As the dust clears after one of the most expensive election cycles in recent memory, many political analysts are predicting that the newly elected Congress will continue to face legislative gridlock.

With Republicans maintaining control of the House of Representatives and Democrats hanging on to their Senate majority, President Barack Obama will enter a new term with his work cut out for him. Not only has the president faced an uncompromising atmosphere in Congress since Republicans won the House in 2010, but political moderates in Congress also faced losses last night that may speak to the polarization of both parties.

“No one is going to break through the gridlock this year.
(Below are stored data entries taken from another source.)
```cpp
void Engine::set_option(const std::string &key, const std::string &value) {
#ifndef BERT_HIP_TEST_ROUTES
    if ((key == "gemm" || key == "attn") && value == "naive") {
        fprintf(stderr, "bert_hip_set_option: %s=naive is a test cross-check (libbert_test.so), not a route of libbert.so; ignored\n", key.c_str());
        return;
    }
#endif
    if (key == "gemm") {
        bool have = true;
        for (auto *L : layers_)
            for (GemmWeightStore *w : {&L->qkv, &L->o, &L->ffi, &L->ffo}) have = have && w->w.naive16 != nullptr;
        if (value == "naive" && !have)
            fprintf(stderr, "bert_hip_set_option: gemm=naive needs BERT_HIP_KERNELS=naive at load time (the f16 row-major images were not built); ignored\n");
        else gemm_naive_ = value == "naive";
    } else if (key == "attn") attn_naive_ = value == "naive";
    else if (key == "qkv2") qkv2_ = value != "0";
    else if (key == "gemm256") gemm256_ = value != "0";
    else if (key == "ln_fold" && value != "0" && !fold_images_)
        fprintf(stderr, "bert_hip_set_option: ln_fold=1 needs BERT_HIP_LN_FOLD=1 at load time (the folded images were not built); ignored\n");
    else if (key == "ln_fold") ln_fold_ = value != "0";
    else if (key == "tail") tail_ = value != "0";
    else if (key == "latency") latency_ = value != "0";
    else if (key == "stage_kernel") stage_kernel_ = value != "0";
    else if (key == "window_slots") set_window_slots(atoi(value.c_str()));
    else if (key == "latency_tokens") { const int v = atoi(value.c_str()); if (v >= 32) latency_tokens_ = v; }
    else if (key == "one_launch") one_launch_ = value == "0" ? 0 : value == "2" ? 2 : 1;
    else if (key == "f32") f32_exact_ = value != "f16";
    else if (key == "chunk_tokens") { const int v = atoi(value.c_str()); if (v > 0) chunk_tokens_ = v; }
    else if (key == "profile_replay") {
        const size_t c = value.rfind(':');
        replay_name_ = c == std::string::npos ? value : value.substr(0, c);
        replay_k_ = c == std::string::npos ? 10 : std::max(1, atoi(value.c_str() + c + 1));
    }
}

bool Engine::ensure_workspace(int t_pad, int n_sentences, std::string &err) {
    const size_t H = hp_.n_embd, I = hp_.n_intermediate, tp = (size_t)t_pad;
    const size_t es = f32_file_ ? 4 : 2;
    return x_.ensure(tp * H * es, err) && qkv_.ensure(tp * 3 * H * es, err) && ctx_.ensure(tp * H * es, err) &&
           y_.ensure(tp * H * es, err) && ff_.ensure(tp * I * es, err) && v32_.ensure((size_t)std::max(128, std::min(t_pad, (latency_tokens_ + 255) / 256 * 256)) * H * 4, err) &&
           d_out_.ensure((size_t)n_sentences * H * 4, err) &&
           windows_.ensure((size_t)n_sentences * sizeof(int2), err) &&
           (!(H > 384 && H % 256 == 0) || (ln_stats1_.ensure(tp * (2 * H / 256) * 8, err) && ln_stats2_.ensure(tp * (2 * H / 256) * 8, err) &&
                                           ln_rows1_.ensure(tp * 16, err) && ln_rows2_.ensure(tp * 16, err)));
}

template <class F>
void Engine::timed(const char *name, double flops, hipStream_t s, F &&f) {
    if (!profiling_) { f(); return; }
    auto get = [&]() {
        hipEvent_t ev;
        if (!ev_pool_.empty()) { ev = ev_pool_.back(); ev_pool_.pop_back(); }
        else (void)hipEventCreate(&ev);
        return ev;
    };
    if (!replay_name_.empty()) {
        f();
        if (replay_done_ || replay_name_ != name) return;
        replay_done_ = true;
// ... 453 lines not shown
```

bert.cpp_amd/csrc/layer_tail.hip:

```cpp
#include "device.h"

namespace bert_hip {

namespace {

constexpr int LT_TILE = 16384;
#ifndef LT_ABLATE
#define LT_ABLATE 0
#endif
#ifndef LT_UPRIO
#define LT_UPRIO 1
#endif
#ifndef LT_GELU_BATCH
#define LT_GELU_BATCH 0
#endif
#ifndef LT_DMA_SPLIT
#define LT_DMA_SPLIT 1
#endif
#ifndef LT_DPRIO
#define LT_DPRIO 0
#endif

#ifdef BERT_HIP_TIMELINE
static __device__ unsigned long long g_tl_tail[256 * 512];
// ... 25 lines not shown
    asm volatile("s_waitcnt lgkmcnt(%4)" : "+v"(f[0]), "+v"(f[1]), "+v"(f[2]), "+v"(f[3]) : "n"(N) : "memory");
}
template <int N>
__device__ __forceinline__ void wait_lgkm() {
    asm volatile("s_waitcnt lgkmcnt(%0)" : : "n"(N) : "memory");
}
template <int VM>
__device__ __forceinline__ void close_interval(f16x8 (&f)[4]) {
    asm volatile("s_waitcnt vmcnt(%4) lgkmcnt(0)\n\ts_barrier" : "+v"(f[0]), "+v"(f[1]), "+v"(f[2]), "+v"(f[3]) : "n"(VM) : "memory");
}
template <int OFF>
__device__ __forceinline__ f16x8 frag_read(unsigned addr) {
    if (LT_ABLATE & 4) { f16x8 z = (f16x8)(_Float16)0.f; asm volatile("" : "+v"(z) : "v"(addr)); return z; }
    return lds_read_b128<true, OFF>(addr);
}

__device__ __forceinline__ void dma_m0(unsigned lds) {
    if (LT_ABLATE & 1) return;
    asm volatile("s_mov_b32 m0, %0" : : "s"(lds) : "memory");
}
template <int PIECE>
__device__ __forceinline__ void dma_piece(const char *gbase, unsigned voff) {
    if (LT_ABLATE & 1) return;
    asm volatile("global_load_lds_dwordx4 %0, %1 offset:%2" : : "v"(voff), "s"(gbase - PIECE * 1024), "n"(PIECE * 1024) : "memory");
}

__device__ __forceinline__ f32x16 mfma16(const f16x8 &a, const f16x8 &b, const f32x16 &c) {
    if (LT_ABLATE & 8) { f32x16 r = c; asm volatile("" : "+v"(r[0]) : "v"(a), "v"(b)); return r; }
    return __builtin_amdgcn_mfma_f32_32x32x16_f16(a, b, c, 0, 0, 0);
}

}

template <int NT, int WT, bool RAGGED, bool HANDOVER>
__device__ __forceinline__ void layer_tail_body(const TailArgs &a, char *smem, const int tok0, const int rows, const int tid,
                                                [[maybe_unused]] f16x8 (&xnext)[8 * NT]) {
    static_assert(!(HANDOVER && RAGGED), "a ragged window's rows are packed: its lanes are not the window phase's slots");
    constexpr bool Q4 = WT != GW_F16;
    constexpr int VMQ = Q4 ? 63 : 0;
    constexpr int H = 128 * NT, NBH = 2 * NT, NB = 4 * NT, NQ = 8 * NT, NYH = 4 * NT;
    constexpr int P = NT * NT;
    constexpr int NG = NT;
    constexpr int LAGT = NT + NG;
    const int I = a.I, NC = I / 64;
    const int lane = tid & 63;
    const int wave = __builtin_amdgcn_readfirstlane(tid >> 6);
    const int t = wave & 3, role = wave >> 2;
    const int l31 = lane & 31, hi = lane >> 5;
    const int tok_w = tok0 + t * 32;
    const int row_l = RAGGED ? tok0 + min(t * 32 + l31, rows - 1) : tok_w + l31;

    char *ringU = smem;
    char *ringD = smem + 3 * LT_TILE;
    char *G = smem + 6 * LT_TILE;
    float *ST = (float *)(G + 32768);
    float *cbo = ST + 8 * 64;
    float *cg1 = cbo + H, *cbe1 = cg1 + H, *cb2 = cbe1 + H, *cg2 = cb2 + H, *cbe2 = cg2 + H, *cb1 = cbe2 + H;

    {
        constexpr int NPB = 4;
        const float *const src[6] = {a.bo, a.g1, a.be1, a.b2, a.g2, a.be2};
        float pv[6];
        f32x4 bq[NPB];
#pragma unroll
        for (int k = 0; k < 6; ++k) pv[k] = tid < H ? src[k][tid] : 0.f;
#pragma unroll
        for (int k = 0; k < NPB; ++k) {
            const int i4 = (k * 512 + tid) * 4;
            bq[k] = i4 < I ? *(const f32x4 *)(a.b1 + i4) : f32x4{0.f, 0.f, 0.f, 0.f};
        }
        if (tid < H) {
#pragma unroll
            for (int k = 0; k < 6; ++k) cbo[k * H + tid] = pv[k];
        }
#pragma unroll
        for (int k = 0; k < NPB; ++k) {
            const int i4 = (k * 512 + tid) * 4;
            if (i4 < I + 128) *(f32x4 *)(cb1 + i4) = bq[k];
        }
    }
    f32x16 accp[NBH];
    f16x4 xv[NBH][4];
    {
        const half_t *xr = a.x + (size_t)row_l * H + role * 64 + 4 * hi;
#pragma unroll
        for (int b = 0; b < NBH; ++b)
#pragma unroll
            for (int gq = 0; gq < 4; ++gq) xv[b][gq] = *(const f16x4 *)(xr + (b >> 1) * 128 + (b & 1) * 32 + 8 * gq);
    }
    f16x8 bf[NQ];
    {
        const half_t *cw = a.ctx + (size_t)row_l * H + 8 * hi;
#pragma unroll
        for (int q = 0; q < NQ; ++q) bf[q] = *(const f16x8 *)(cw + 16 * q);
    }

    auto rows_offset = [&](int pitch) __attribute__((always_inline)) {
        int ln = lane;
        asm volatile("" : "+v"(ln));
        const int ch0 = (ln & 7) ^ (ln >> 4), row = t * 32 + (ln >> 3);
        return (unsigned)(row * pitch * 2 + ch0 * 16);
    };
    const half_t *const wo = a.wo, *const w1p = a.w1p, *const w2p = a.w2p;
    auto dma128 = [&](const half_t *base, unsigned oe, int row_bytes, unsigned tile) __attribute__((always_inline)) {
        const char *b = (const char *)base;
        dma_m0(tile + (unsigned)(t * 4096));
        dma_piece<0>(b, oe);
        dma_piece<1>(b + (size_t)8 * row_bytes, oe ^ 64u);
        dma_piece<2>(b + (size_t)16 * row_bytes, oe);
        dma_piece<3>(b + (size_t)24 * row_bytes, oe ^ 64u);
    };
    const unsigned ldsU = lds_addr(ringU), ldsD = lds_addr(ringD);
    const unsigned offH = rows_offset(H);
    auto up_offset = [&]() __attribute__((always_inline)) {
        int ln = lane;
        asm volatile("" : "+v"(ln));
        return (unsigned)((t * 16 + (ln >> 4)) * H * 2 + (((ln & 15) ^ (ln >> 4)) * 16));
    };
    auto dma_up_f16 = [&](int c, int j, unsigned offU, unsigned tile) __attribute__((always_inline)) {
        const char *b = (const char *)(w1p + (size_t)c * 64 * H + j * 128);
        dma_m0(tile + (unsigned)(t * 4096));
        dma_piece<0>(b, offU);
        dma_piece<1>(b + (size_t)4 * H * 2, offU ^ 64u);
        dma_piece<2>(b + (size_t)8 * H * 2, offU ^ 128u);
// ... 43 lines not shown
    const unsigned aUp = lds_addr(ringU) + (unsigned)(l31 * 256 + ((hi ^ (l31 & 15)) << 4));

    int slot = 0;
    [[maybe_unused]] int tl = 1;
    [[maybe_unused]] const bool tlU = tid == 0, tlD = tid == 256;
    LT_STAMP(tlU, 0);
    auto pre_close = [&]() __attribute__((always_inline)) { LT_STAMP_FINE(tlU, 128 + tl); LT_STAMP_FINE(tlD, 256 + tl); };
    auto next_slot = [&]() __attribute__((always_inline)) { slot = slot == 2 ? 0 : slot + 1; LT_STAMP(tlU, tl); ++tl; };
    auto slot_plus2 = [&]() __attribute__((always_inline)) { return slot == 0 ? 2 : slot - 1; };
    [[maybe_unused]] auto slot_plus1 = [&]() __attribute__((always_inline)) { return slot == 2 ? 0 : slot + 1; };
    using PLAIN = std::false_type; using PERMUTED = std::true_type;

    auto proj_request = [&](int p, int s) __attribute__((always_inline)) {
        const int n3 = p / NT, q = p % NT;
        if (role == 0) dma_proj(n3, 2 * q, ldsU + s * LT_TILE);
        else dma_proj(n3, 2 * q + 1, ldsD + s * LT_TILE);
    };
    proj_request(0, 0);
    q4_expand_rows(PLAIN{}, role ? ringD : ringU);
    proj_request(1, 1);
    LT_STAMP(tlU, 384);
    asm volatile("s_waitcnt vmcnt(0) lgkmcnt(0)\n\ts_barrier" ::: "memory");
    LT_STAMP(tlU, 385);
#pragma unroll
    for (int b = 0; b < NBH; ++b)
#pragma unroll
        for (int gq = 0; gq < 4; ++gq) {
            const f32x4 bv = *(const f32x4 *)(cbo + (b >> 1) * 128 + role * 64 + (b & 1) * 32 + 8 * gq + 4 * hi);
#pragma unroll
            for (int e = 0; e < 4; ++e) accp[b][4 * gq + e] = (float)xv[b][gq][e] + bv[e];
        }
#pragma unroll
    for (int b = 0; b < NBH; ++b) asm volatile("" : "+v"(accp[b]));
    __builtin_amdgcn_s_waitcnt(0xc07f);
    static_for<P>([&](auto p_tag) __attribute__((always_inline)) {
        constexpr int p = decltype(p_tag)::value, n3 = p / NT, q = p % NT, p2 = p + 2;
        const unsigned bA = aR + (unsigned)(slot * LT_TILE + role * 8192), bB = bA + 3 * LT_TILE;
        f16x8 Fa[4], Fb[4];
        auto rd = [&](unsigned base, int g2, f16x8 (&F)[4]) __attribute__((always_inline)) {
            const unsigned a0 = base ^ (unsigned)((2 * g2) << 5), a1 = base ^ (unsigned)((2 * g2 + 1) << 5);
            F[0] = frag_read<0>(a0); F[1] = frag_read<4096>(a0);
            F[2] = frag_read<0>(a1); F[3] = frag_read<4096>(a1);
        };
        auto mm = [&](f16x8 (&F)[4], int ks) __attribute__((always_inline)) {
            accp[n3 * 2 + 0] = mfma16(F[0], bf[ks], accp[n3 * 2 + 0]);
            accp[n3 * 2 + 1] = mfma16(F[1], bf[ks], accp[n3 * 2 + 1]);
            accp[n3 * 2 + 0] = mfma16(F[2], bf[ks + 1], accp[n3 * 2 + 0]);
            accp[n3 * 2 + 1] = mfma16(F[3], bf[ks + 1], accp[n3 * 2 + 1]);
        };
        auto q4_turn = [&]() __attribute__((always_inline)) {
            if constexpr (p + 1 < P) q4_expand_rows(PLAIN{}, (role ? ringD : ringU) + slot_plus1() * LT_TILE);
            else if (role == 1) q4_expand_up(ringU + slot_plus1() * LT_TILE);
            const int s2 = slot_plus2();
            if constexpr (p2 < P) proj_request(p2, s2);
            else if (role == 1) dma_up(0, p2 - P, up_offset(), ldsU + s2 * LT_TILE);
        };
        constexpr int QW = Q4 && p + 1 < P ? 4 : 0;
        if constexpr (LT_ABLATE & 64) {
            if constexpr (Q4) q4_turn();
            else {
                const int s2 = slot_plus2();
                if constexpr (p2 < P) proj_request(p2, s2);
                else if (role == 1) dma_up(0, p2 - P, up_offset(), ldsU + s2 * LT_TILE);
            }
            pre_close();
            if (p2 < P || role == 1) dma_barrier<Q4 ? 63 : 4>(); else dma_barrier<VMQ>();
            next_slot();
            return;
        }
        rd(bA, 0, Fa);
        rd(bA, 1, Fb);
        if constexpr (!Q4) {
            const int s2 = slot_plus2();
            if constexpr (p2 < P) proj_request(p2, s2);
            else if (role == 1) dma_up(0, p2 - P, up_offset(), ldsU + s2 * LT_TILE);
        }
        wait_frags<4>(Fa);
        mm(Fa, 8 * q + 0);
        __builtin_amdgcn_sched_barrier(0);
        rd(bB, 0, Fa);
        wait_frags<4>(Fb);
        mm(Fb, 8 * q + 2);
        __builtin_amdgcn_sched_barrier(0);
        rd(bB, 1, Fb);
        if constexpr (Q4) { q4_turn(); __builtin_amdgcn_sched_barrier(0); }
        wait_frags<4 + QW>(Fa);
        mm(Fa, 8 * q + 4);
        __builtin_amdgcn_sched_barrier(0);
        wait_frags<0>(Fb);
        mm(Fb, 8 * q + 6);
        __builtin_amdgcn_sched_barrier(0);
        pre_close();
        if (p2 < P || role == 1) dma_barrier<Q4 ? 63 : 4>(); else dma_barrier<VMQ>();
        next_slot();
    });

    if (role == 1) q4_expand_up(ringU + slot_plus1() * LT_TILE);
    LT_STAMP(tlU, 386); LT_STAMP(tlD, 396);
    float ln_rstd, ln_nmr;
    {
        float s1 = 0.f, s2 = 0.f;
#pragma unroll
        for (int b = 0; b < ((LT_ABLATE & 32) ? 0 : NBH); ++b)
#pragma unroll
            for (int r = 0; r < 16; ++r) { s1 += accp[b][r]; s2 = __builtin_fmaf(accp[b][r], accp[b][r], s2); }
        s1 += __shfl_xor(s1, 32);
        s2 += __shfl_xor(s2, 32);
        if (hi == 0) *(f32x2 *)(ST + wave * 64 + l31 * 2) = f32x2{s1, s2};
        LT_STAMP(tlU, 387); LT_STAMP(tlD, 397);
        asm volatile("s_waitcnt lgkmcnt(0)\n\ts_barrier" ::: "memory");
        LT_STAMP(tlU, 388);
        const f32x2 o = *(const f32x2 *)(ST + (wave ^ 4) * 64 + l31 * 2);
        s1 += o[0]; s2 += o[1];
        layernorm_scale(s1, s2, 1.0f / H, ln_rstd, ln_nmr);
    }
    auto normalise_block = [&](auto b_tag, f16x8 &y0, f16x8 &y1) __attribute__((always_inline)) {
        constexpr int b = decltype(b_tag)::value;
        const int f0 = (b >> 1) * 128 + role * 64 + (b & 1) * 32 + 4 * hi;
        if constexpr (LT_ABLATE & 32) {
#pragma unroll
            for (int e = 0; e < 8; ++e) { y0[e] = (_Float16)accp[b][e]; y1[e] = (_Float16)accp[b][8 + e]; }
            return;
// ... 466 lines not shown
```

In fact, Congress will be more polarized than before. The last of the moderates are losing,” said Michael Tanner, senior domestic policy fellow at the libertarian CATO Institute.

Brian Darling, senior fellow for government studies at the Heritage Foundation, a conservative think tank, said he thinks it is unlikely that congressional Republicans will agree to raise revenues in the coming session.

“I would expect more of the same we’ve had over the past two years,” Darling said of a Democratic win for both the Senate and the presidency. “It will be virtually impossible to extend all of the Bush tax cuts, but otherwise I don’t think Republicans are going to accede to the idea that we need more tax revenues. The federal government spends too much, and Republicans will have the incentive to continue focusing on cutting spending.”

Darling said that had Romney won and the Senate tightened, Republicans would have been likely to pursue further spending and regulation cuts.

Elizabeth Henry ’14, the president of the Yale College Republicans, said she thinks Obama’s re-election will determine congressional action.

“The president determines the dynamic, and what happens in Congress will depend on whether we have a president who is committed to bipartisanship,” Henry said. “Every major Obama administration initiative was passed with almost no Republican votes.”

But Yale College Democrats President Zak Newman ’13 said that even with both Obama’s re-election and a divided Congress, Republicans will have to compromise more frequently.

“They can no longer be the party of ‘no,’” Newman said.

Darling identified Obama’s often-touted jobs proposal as a potential legislative priority that might attract bipartisan support in the coming session.

But Tanner said he is not optimistic about the prospect for compromise given a recent spike in party polarization. He identified Republicans like New Hampshire Rep. Charlie Bass and Massachusetts Sen. Scott Brown as members of an endangered breed of party moderates who lost in highly contested races last night. He also noted how “Blue Dogs,” the name given to moderate and conservative Democrats in the House and Senate, suffered heavy losses in 2010 as a “more polarized electorate” voted for conservative, Tea Party-backed Republicans instead.

“The Senate is likely getting more polarizing figures on the left and right, like Massachusetts candidate Elizabeth Warren and Texas Solicitor General Ted Cruz,” Tanner said.

Other moderates, like Republican Sen. Richard Lugar of Indiana, were defeated by Tea Party conservatives in primary elections. Such polarization is expected to continue because most of those elected to Congress in 2010 will remain in office.

Due to Congress’ inability to compromise on significant legislation, three analysts interviewed said they fear the new legislative session will be marked by more “stopgap” measures that offer temporary fixes to immediate budgetary issues but will be more cautious when it comes to seriously tackling budgetary reform and other major priorities, including entitlement reform and Medicare. But Tanner said he predicts the newly elected Congress will still tackle immigration reform, given bipartisan interest in resolving the issue.

Prior to yesterday’s election, the Senate was split between 53 Democrats and 47 Republicans. The House of Representatives had 241 Republican members and 191 Democratic members.